▶ _YOUR ASSIGNMENT_: Only lines containing "HaspiWs" belong in the answer, each copied from the entries below.

Collected data:
struct HaspiWs {
    double* win;
    float* r24;
    double* mid;
    hp_env_t* ctl;
    hp_env_t* env;
    double* bw;
// ... 477 lines not shown
    if (loss < thrOHC) { attnOHC = 0.8 * loss; attnIHC = 0.2 * loss; }
    else { attnOHC = 0.8 * thrOHC; attnIHC = 0.2 * thrOHC + (loss - thrOHC); }
    const double r = attnOHC / 50.0;
    const double BW = 1.0 + r + 2.0 * (r * r * r * r * r * r);
    const double lowknee = attnOHC + 30.0, upamp = 30.0 + 70.0 / CR0;
    const double CR = (100.0 - lowknee) / (upamp + attnOHC - lowknee);
    double* p = ws.loss + (size_t)sig * 5 * HP_NCH + ch;
    p[0] = attnOHC; p[HP_NCH] = BW; p[2 * HP_NCH] = lowknee; p[3 * HP_NCH] = CR; p[4 * HP_NCH] = attnIHC;
}

__device__ __forceinline__ void hp_rotate(double& cold, double& sold, double cn, double sn);
__device__ __forceinline__ double hp_gammatone_wave(const double* __restrict__ xin, int n24, const GtCoef c, double cf, int part,
                                                    hp_env_t* __restrict__ out) {
    const double tpt = 2.0 * M_PI / HP_FS;
    const double cn = cos(tpt * cf), sn = sin(tpt * cf);
    double cold = 1.0, sold = 0.0;
    double r0 = 0, r1 = 0, r2 = 0, r3 = 0;
    double ss = 0.0;
    for (int n0 = 0; n0 < n24; n0 += HP_CH) {
        double xc[HP_CH];
#pragma unroll
        for (int u = 0; u < HP_CH; ++u) xc[u] = xin[n0 + u];
        double eo[HP_CH];
#pragma unroll
        for (int u = 0; u < HP_CH; ++u) {
            if (n0 + u > 0) hp_rotate(cold, sold, cn, sn);
            const double xr = xc[u] * (part ? sold : cold);
            const double yr = xr + r0;
            r0 = c.a1 * xr + c.a1 * yr + r1;
            r1 = c.a5 * xr + c.a2 * yr + r2;
            r2 = c.a3 * yr + r3;
            r3 = c.a4 * yr;
            const double yo = lane_xor32(yr);
            const double e2 = yr * yr + yo * yo;
            eo[u] = e2;
            ss += (n0 + u < n24) ? e2 : 0.0;
        }
        if (part == 0) {
#pragma unroll
            for (int u = 0; u < HP_CH; ++u) out[(size_t)(n0 + u) * HP_NCH] = (hp_env_t)eo[u];
        }
    }
    return ss;
}

#define GS_RC 16
#define GS_LC 1536
#define GS_MAXC 160
__device__ __forceinline__ void hp_rotate(double& cold, double& sold, double cn, double sn) {
    const double arg = fma(sold, sn, cold * cn);
    sold = fma(sold, cn, -(cold * sn));
    cold = arg;
}
__device__ __forceinline__ void hp_gt_step(const GtCoef& c, double x, double y, double& r0, double& r1, double& r2, double& r3) {
    r0 = fma(c.a1, x + y, r1);
    r1 = fma(c.a5, x, fma(c.a2, y, r2));
    r2 = fma(c.a3, y, r3);
    r3 = c.a4 * y;
}
__global__ __launch_bounds__(128) void haspi_pmat_kernel(HaspiWs ws, int lc, int signal, int sig0, int nsig) {
    const int ch = threadIdx.x & 31, k = threadIdx.x >> 5;
    const int row = signal ? hp_row(blockIdx.x, sig0, nsig) : 0;
    const double BW = signal ? ws.bw[(size_t)row * HP_NCH + ch] : hp_bw1(ch);
    const GtCoef c = hp_gt(BW, hp_cfreq(ch));
    double r0 = (k == 0), r1 = (k == 1), r2 = (k == 2), r3 = (k == 3);
    for (int n = 0; n < lc; ++n) {
        const double yr = r0;
        r0 = c.a1 * yr + r1;
        r1 = c.a2 * yr + r2;
        r2 = c.a3 * yr + r3;
        r3 = c.a4 * yr;
    }
    double* P = ws.pmat + ((size_t)(signal ? 1 + row : 0) * HP_NCH + ch) * 16;
    P[0 * 4 + k] = r0; P[1 * 4 + k] = r1; P[2 * 4 + k] = r2; P[3 * 4 + k] = r3;
}

template <bool SIGNAL>
__global__ __launch_bounds__(64) void haspi_bank_prefix_kernel(HaspiWs ws, int sig0, int nsig) {
    const int row = hp_row(blockIdx.x, sig0, nsig), lane = threadIdx.x, ch = lane & 31;
    const int n24 = hp_n24(ws, row >> 1);
    const int nch = ((n24 + GS_RC - 1) / GS_RC * GS_RC + ws.lc - 1) / ws.lc;
    const double* P = ws.pmat + ((size_t)(SIGNAL ? 1 + row : 0) * HP_NCH + ch) * 16;
    double Pm[16];
#pragma unroll
    for (int q = 0; q < 16; ++q) Pm[q] = P[q];
    double* est = ws.est + (size_t)row * ws.nchunk * 256 + lane;
    double r0 = 0, r1 = 0, r2 = 0, r3 = 0;
    constexpr int G = 8;
    for (int j0 = 0; j0 < nch; j0 += G) {
        double e[G][4];
#pragma unroll
        for (int g = 0; g < G; ++g) {
            const int j = min(j0 + g, nch - 1);
#pragma unroll
            for (int q = 0; q < 4; ++q) e[g][q] = est[(size_t)j * 256 + 64 * q];
        }
#pragma unroll
        for (int g = 0; g < G; ++g) {
            if (j0 + g < nch) {
                double* o = est + (size_t)(j0 + g) * 256;
                o[0] = r0; o[64] = r1; o[128] = r2; o[192] = r3;
                const double t0 = ((Pm[0] * r0 + Pm[1] * r1) + (Pm[2] * r2 + Pm[3] * r3)) + e[g][0];
                const double t1 = ((Pm[4] * r0 + Pm[5] * r1) + (Pm[6] * r2 + Pm[7] * r3)) + e[g][1];
                const double t2 = ((Pm[8] * r0 + Pm[9] * r1) + (Pm[10] * r2 + Pm[11] * r3)) + e[g][2];
                const double t3 = ((Pm[12] * r0 + Pm[13] * r1) + (Pm[14] * r2 + Pm[15] * r3)) + e[g][3];
                r0 = t0; r1 = t1; r2 = t2; r3 = t3;
            }
        }
    }
}

#define GL_N 2048
#define GL_W 256
#define GL_U 8
__device__ __forceinline__ float hp_log2f(float x) { return __builtin_amdgcn_logf(x); }
__device__ __forceinline__ float hp_exp2f(float x) { return __builtin_amdgcn_exp2f(x); }
struct IhcC { double R2, R12C1, R23C2, a11, a12, a21, a22, denom, R1inv, c10, c11, c12, c20, c21, c22; };
__device__ __forceinline__ IhcC hp_ihc_consts() {
    const double delta = 2.0;
    const double tau1 = 0.001 * 2, tau2 = 0.001 * 60;
    const double T = 1 / HP_FS;
    const double R1 = 1 / delta, R2 = 0.5 * (1 - R1), R3 = R2;
    const double C1 = tau1 * (R1 + R2) / (R1 * R2);
    const double C2 = tau2 / ((R1 + R2) * R3);
    IhcC k;
    k.a11 = R1 + R2 + R1 * R2 * (C1 / T); k.a12 = -R1; k.a21 = -R3; k.a22 = R2 + R3 + R2 * R3 * (C2 / T);
    k.denom = 1.0 / (k.a11 * k.a22 - k.a21 * k.a12);
    k.R1inv = 1.0 / R1; k.R12C1 = R1 * R2 * (C1 / T); k.R23C2 = R2 * R3 * (C2 / T); k.R2 = R2;
    k.c10 = k.denom * k.a22 * k.R2;  k.c11 = k.denom * k.a22 * k.R12C1;  k.c12 = -k.denom * k.a12 * k.R23C2;
    k.c20 = -k.denom * k.a21 * k.R2; k.c21 = -k.denom * k.a21 * k.R12C1; k.c22 = k.denom * k.a11 * k.R23C2;
    return k;
}
__device__ __forceinline__ void hp_ihc_step(const IhcC& k, double V0, double& V1, double& V2) {
    const double t1 = fma(k.c12, V2, fma(k.c11, V1, V0 * k.c10));
    const double t2 = fma(k.c22, V2, fma(k.c21, V1, V0 * k.c20));
    V1 = t1; V2 = t2;
}

template <bool SIGNAL, bool PASS2, bool BM = false, bool GAIN = false>
__global__ __launch_bounds__(64) void haspi_bank_scan_kernel(HaspiWs ws, int sig0) {
    const int b = blockIdx.z, sig = sig0 + blockIdx.y, lane = threadIdx.x, ch = lane & 31;
    const int chunk = 2 * blockIdx.x + (lane >> 5);
    const int row = 2 * b + sig, lc = ws.lc;
    const int n24 = hp_n24(ws, b);
    const int n0 = chunk * lc, n1 = min(n0 + lc, (n24 + GS_RC - 1) / GS_RC * GS_RC);
    if (n0 >= n1) return;
    const double cf = hp_cfreq(ch);
    const GtCoef c = hp_gt(SIGNAL ? ws.bw[(size_t)row * HP_NCH + ch] : hp_bw1(ch), cf);
    const double tpt = 2.0 * M_PI / HP_FS;
    const double cn = cos(tpt * cf), sn = sin(tpt * cf);
    double* est = ws.est + ((size_t)row * ws.nchunk + chunk) * 256 + ch;
    double r0 = 0, r1 = 0, r2 = 0, r3 = 0, i0 = 0, i1 = 0, i2 = 0, i3 = 0;
    if (PASS2) {
        r0 = est[0]; r1 = est[64]; r2 = est[128]; r3 = est[192];
        i0 = est[32]; i1 = est[96]; i2 = est[160]; i3 = est[224];
    }
    double cold, sold;
    {
        const double ang = tpt * cf * (double)(n0 - 1);
        cold = cos(ang);
        sold = -sin(ang);
    }
    const double* xin = ws.mid + (size_t)row * ws.n24p;
    hp_env_t* out = (SIGNAL ? ws.env : ws.ctl) + ((size_t)row * ws.n24p) * HP_NCH + ch;
    float* cph = BM ? ws.cphi + ((size_t)row * ws.n24p) * HP_NCH + ch : nullptr;
    double ss = 0.0;
    const hp_env_t* ctl = ws.ctl + (size_t)row * ws.n24p * HP_NCH + ch;
    const float TEN_LOG10_2 = 3.0102999566398120f, LOG2_10_OVER_20 = 0.16609640474436813f;
    float slope = 0.f, c_off = 0.f, s_off = 0.f;
    double gz = 0.0, V1 = 0.0, V2 = 0.0;
    const double gb0 = 0.095107983402496, ga1 = -0.809784033195007;
    const IhcC ik = hp_ihc_consts();
    float knee = 30.0f, attn = 0.f;
    if (GAIN) {
        const HpLoss ls = hp_loss(ws, sig, ch);
        slope = (float)(1.0 - (1.0 / ls.CR));
        knee = (float)ls.lowknee; attn = (float)ls.attnOHC;
        c_off = (float)(HP_LEVEL + 20.0 * log10(hp_gt(hp_bw1(ch), cf).gain));
        s_off = (float)(HP_LEVEL - ls.attnIHC + 20.0 * log10(c.gain));
        for (int n = max(0, n0 - GL_W); n < n0; n += GL_U) {
            float gc[GL_U];
#pragma unroll
            for (int u = 0; u < GL_U; ++u) gc[u] = ctl[(size_t)(n + u) * HP_NCH];
#pragma unroll
            for (int u = 0; u < GL_U; ++u) {
                float le = c_off + TEN_LOG10_2 * hp_log2f(gc[u]);
                le = fminf(fmaxf(le, knee), 100.0f);
                const double gx = (double)hp_exp2f((-attn - (le - knee) * slope) * LOG2_10_OVER_20);
                const double y = gb0 * gx + gz;
                gz = gb0 * gx - ga1 * y;
            }
        }
    }
    for (int nb = n0; nb < n1; nb += GS_RC) {
        double xc[GS_RC];
        const hp_env_t* ctl_nb = ctl + (size_t)nb * HP_NCH;
        hp_env_t* out_nb = out + (size_t)nb * HP_NCH;
        float* cph_nb = BM ? cph + (size_t)nb * HP_NCH : nullptr;
#pragma unroll
        for (int u = 0; u < GS_RC / 2; ++u) {
            const double2 v = *reinterpret_cast<const double2*>(xin + nb + 2 * u);
            xc[2 * u] = v.x; xc[2 * u + 1] = v.y;
        }
        float eo[GS_RC], co[BM ? GS_RC : 1];
        auto bank = [&](auto tail_tag) {
            constexpr bool TAIL = decltype(tail_tag)::value;
#pragma unroll
            for (int u = 0; u < GS_RC; ++u) {
                hp_rotate(cold, sold, cn, sn);
                const double xr = xc[u] * cold, xi = xc[u] * sold;
                const double yr = xr + r0, yi = xi + i0;
                hp_gt_step(c, xr, yr, r0, r1, r2, r3);
                hp_gt_step(c, xi, yi, i0, i1, i2, i3);
                if (PASS2) {
                    const double e2 = yr * yr + yi * yi;
                    eo[u] = (float)e2;
                    if (!SIGNAL || BM) ss += (!TAIL || nb + u < n24) ? e2 : 0.0;
                    if (BM) co[u] = e2 > 0.0 ? (float)((yr * cold + yi * sold) / sqrt(e2)) : 0.f;
                }
            }
        };
        if (PASS2 && (!SIGNAL || BM) && nb + GS_RC > n24) bank(std::true_type{}); else bank(std::false_type{});
        if (GAIN) {
            float gc[GS_RC];
#pragma unroll
            for (int u = 0; u < GS_RC; ++u) gc[u] = ctl_nb[u * HP_NCH];
#pragma unroll
            for (int u = 0; u < GS_RC; ++u) {
                float le = c_off + TEN_LOG10_2 * hp_log2f(gc[u]);
                le = fminf(fmaxf(le, knee), 100.0f);
                const double gx = (double)hp_exp2f((-attn - (le - knee) * slope) * LOG2_10_OVER_20);
                const double yl = gb0 * gx + gz;
                gz = gb0 * gx - ga1 * yl;
                const float g = (float)yl;
                float y = s_off + TEN_LOG10_2 * hp_log2f(g * g * eo[u]);
                y = y > 0.0f ? y : 0.0f;
                eo[u] = y;
                hp_ihc_step(ik, (double)y, V1, V2);
            }
        }
        if (PASS2) {
#pragma unroll
            for (int u = 0; u < GS_RC; ++u) out_nb[u * HP_NCH] = eo[u];
            if (BM) {
#pragma unroll
                for (int u = 0; u < GS_RC; ++u) cph_nb[u * HP_NCH] = co[u];
            }
        }
    }
    if (!PASS2) {
        est[0] = r0; est[64] = r1; est[128] = r2; est[192] = r3;
        est[32] = i0; est[96] = i1; est[160] = i2; est[224] = i3;
    } else if (!SIGNAL) {
        ws.ssp[((size_t)row * ws.nchunk + chunk) * HP_NCH + ch] = ss;
    } else if (BM) {
        ws.sse[((size_t)row * ws.nchunk + chunk) * HP_NCH + ch] = ss;
    }
    if (GAIN) {
        const int ncg = (ws.n24p + ws.lcg - 1) / ws.lcg;
        double* ihe = ws.ihe + ((size_t)row * ncg + chunk) * 64 + ch;
        ihe[0] = V1; ihe[32] = V2;
    }
}

template <bool SIGNAL>
__global__ __launch_bounds__(512) void haspi_bank_tail_kernel(HaspiWs ws, int sig0, int nsig, int full, int nrows) {
    __shared__ double stage[2][64][GS_RC + 1];
    __shared__ int wred[8];
    const int id = (int)blockIdx.x, slot = id >> 3, cgrp = slot & 3, rest = slot >> 2;
    const int ncg = (ws.nchunk + 63) / 64;
    const int ridx = (rest / ncg) * 8 + (id & 7);
    if (ridx >= nrows) return;
    const int row = hp_row(ridx, sig0, nsig), b = row >> 1;
    const int tid = threadIdx.x, lane = tid & 63, wv = tid >> 6, ch = 8 * cgrp + wv;
    const int c0 = 64 * (rest % ncg), chunk = c0 + lane, lc = ws.lc;
    const int n24 = hp_n24(ws, b), nend = (n24 + GS_RC - 1) / GS_RC * GS_RC;
    const int n0 = chunk * lc, n1 = min(n0 + lc, nend);
    const bool live = n0 < n1;
    const double cf = hp_cfreq(ch);
    const double BW = SIGNAL ? ws.bw[(size_t)row * HP_NCH + ch] : hp_bw1(ch);
    const GtCoef c = hp_gt(BW, cf);
    const double tpt = 2.0 * M_PI / HP_FS;
    int W;
    {
        const double la = BW * tpt * (24.7 + cf / 9.26449) * 1.019;
        const double npk = fmax(3.0 / la, 1.0);
        const double peak = 3.0 * log(npk) - la * npk;
        double nn = 60.0 / la;
        for (int it = 0; it < 6; ++it) nn = (50.66 - peak + 3.0 * log(nn)) / la;
        W = ((int)nn + 1 + GS_RC) / GS_RC * GS_RC;
        W = min(W, lc);
        if (full == 1) W = lc;
        if (full == 2) W = GS_RC;
    }
    if (lane == 0) wred[wv] = W;
    __syncthreads();
    int Wmax = wred[0];
#pragma unroll
    for (int q = 1; q < 8; ++q) Wmax = max(Wmax, wred[q]);
    const double cn = cos(tpt * cf), sn = sin(tpt * cf);
    double cold, sold;
    {
        const double ang = tpt * cf * (double)(n1 - W - 1);
        cold = cos(ang);
        sold = -sin(ang);
    }
    const double* xin = ws.mid + (size_t)row * ws.n24p;
    const int cc = tid >> 3, part = tid & 7;
    const int cn0 = (c0 + cc) * lc, cn1 = min(cn0 + lc, nend);
    const double* psrc = xin + (cn1 - Wmax + 2 * part);
    const int pfirst = (cn0 < cn1) ? cn0 - (cn1 - Wmax + 2 * part) : 0x7fffffff;
    double2 pv = (0 >= pfirst) ? *reinterpret_cast<const double2*>(psrc) : make_double2(0.0, 0.0);
    double r0 = 0, r1 = 0, r2 = 0, r3 = 0, i0 = 0, i1 = 0, i2 = 0, i3 = 0;
    const int tjoin = Wmax - W;
    for (int t = 0, it = 0; t < Wmax; t += GS_RC, ++it) {
        double (*st)[GS_RC + 1] = stage[it & 1];
        st[cc][2 * part] = pv.x; st[cc][2 * part + 1] = pv.y;
        __syncthreads();
        if (t + GS_RC < Wmax) pv = (t + GS_RC >= pfirst) ? *reinterpret_cast<const double2*>(psrc + t + GS_RC) : make_double2(0.0, 0.0);
        if (t >= tjoin) {
            double xc[GS_RC];
#pragma unroll
            for (int u = 0; u < GS_RC; ++u) xc[u] = st[lane][u];
#pragma unroll
            for (int u = 0; u < GS_RC; ++u) {
                hp_rotate(cold, sold, cn, sn);
                const double xr = xc[u] * cold, xi = xc[u] * sold;
                const double yr = xr + r0, yi = xi + i0;
                hp_gt_step(c, xr, yr, r0, r1, r2, r3);
                hp_gt_step(c, xi, yi, i0, i1, i2, i3);
            }
        }
    }
    if (live) {
        double* est = ws.est + ((size_t)row * ws.nchunk + chunk) * 256 + ch;
        est[0] = r0; est[64] = r1; est[128] = r2; est[192] = r3;
        est[32] = i0; est[96] = i1; est[160] = i2; est[224] = i3;
    }
}
__global__ void haspi_bw_kernel(HaspiWs ws, int sig0, int nsig) {
    const int row = hp_row(blockIdx.x, sig0, nsig), ch = threadIdx.x;
    const double bw1 = hp_bw1(ch);
    const GtCoef cc = hp_gt(bw1, hp_cfreq(ch));
    const int n24 = hp_n24(ws, row >> 1);
    const int nch = (n24 + ws.lc - 1) / ws.lc;
    double ss = 0.0;
    for (int c = 0; c < nch; ++c) ss += ws.ssp[((size_t)row * ws.nchunk + c) * HP_NCH + ch];
    ss *= cc.gain * cc.gain;
    const double cdB = 20.0 * log10(sqrt(ss / (double)n24)) + HP_LEVEL;
    const double bwmin = hp_loss(ws, row & 1, ch).BWmin;
    double BW;
    if (cdB < 50.0) BW = bwmin;
    else if (cdB > 100.0) BW = bw1;
    else BW = bwmin + ((cdB - 50.0) / 50.0) * (bw1 - bwmin);
    ws.bw[(size_t)row * HP_NCH + ch] = BW;
}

▶ _SOLUTION_:
struct HaspiWs {
__global__ __launch_bounds__(128) void haspi_pmat_kernel(HaspiWs ws, int lc, int signal, int sig0, int nsig) {
__global__ __launch_bounds__(64) void haspi_bank_prefix_kernel(HaspiWs ws, int sig0, int nsig) {
__global__ __launch_bounds__(64) void haspi_bank_scan_kernel(HaspiWs ws, int sig0) {
__global__ __launch_bounds__(512) void haspi_bank_tail_kernel(HaspiWs ws, int sig0, int nsig, int full, int nrows) {
__global__ void haspi_bw_kernel(HaspiWs ws, int sig0, int nsig) {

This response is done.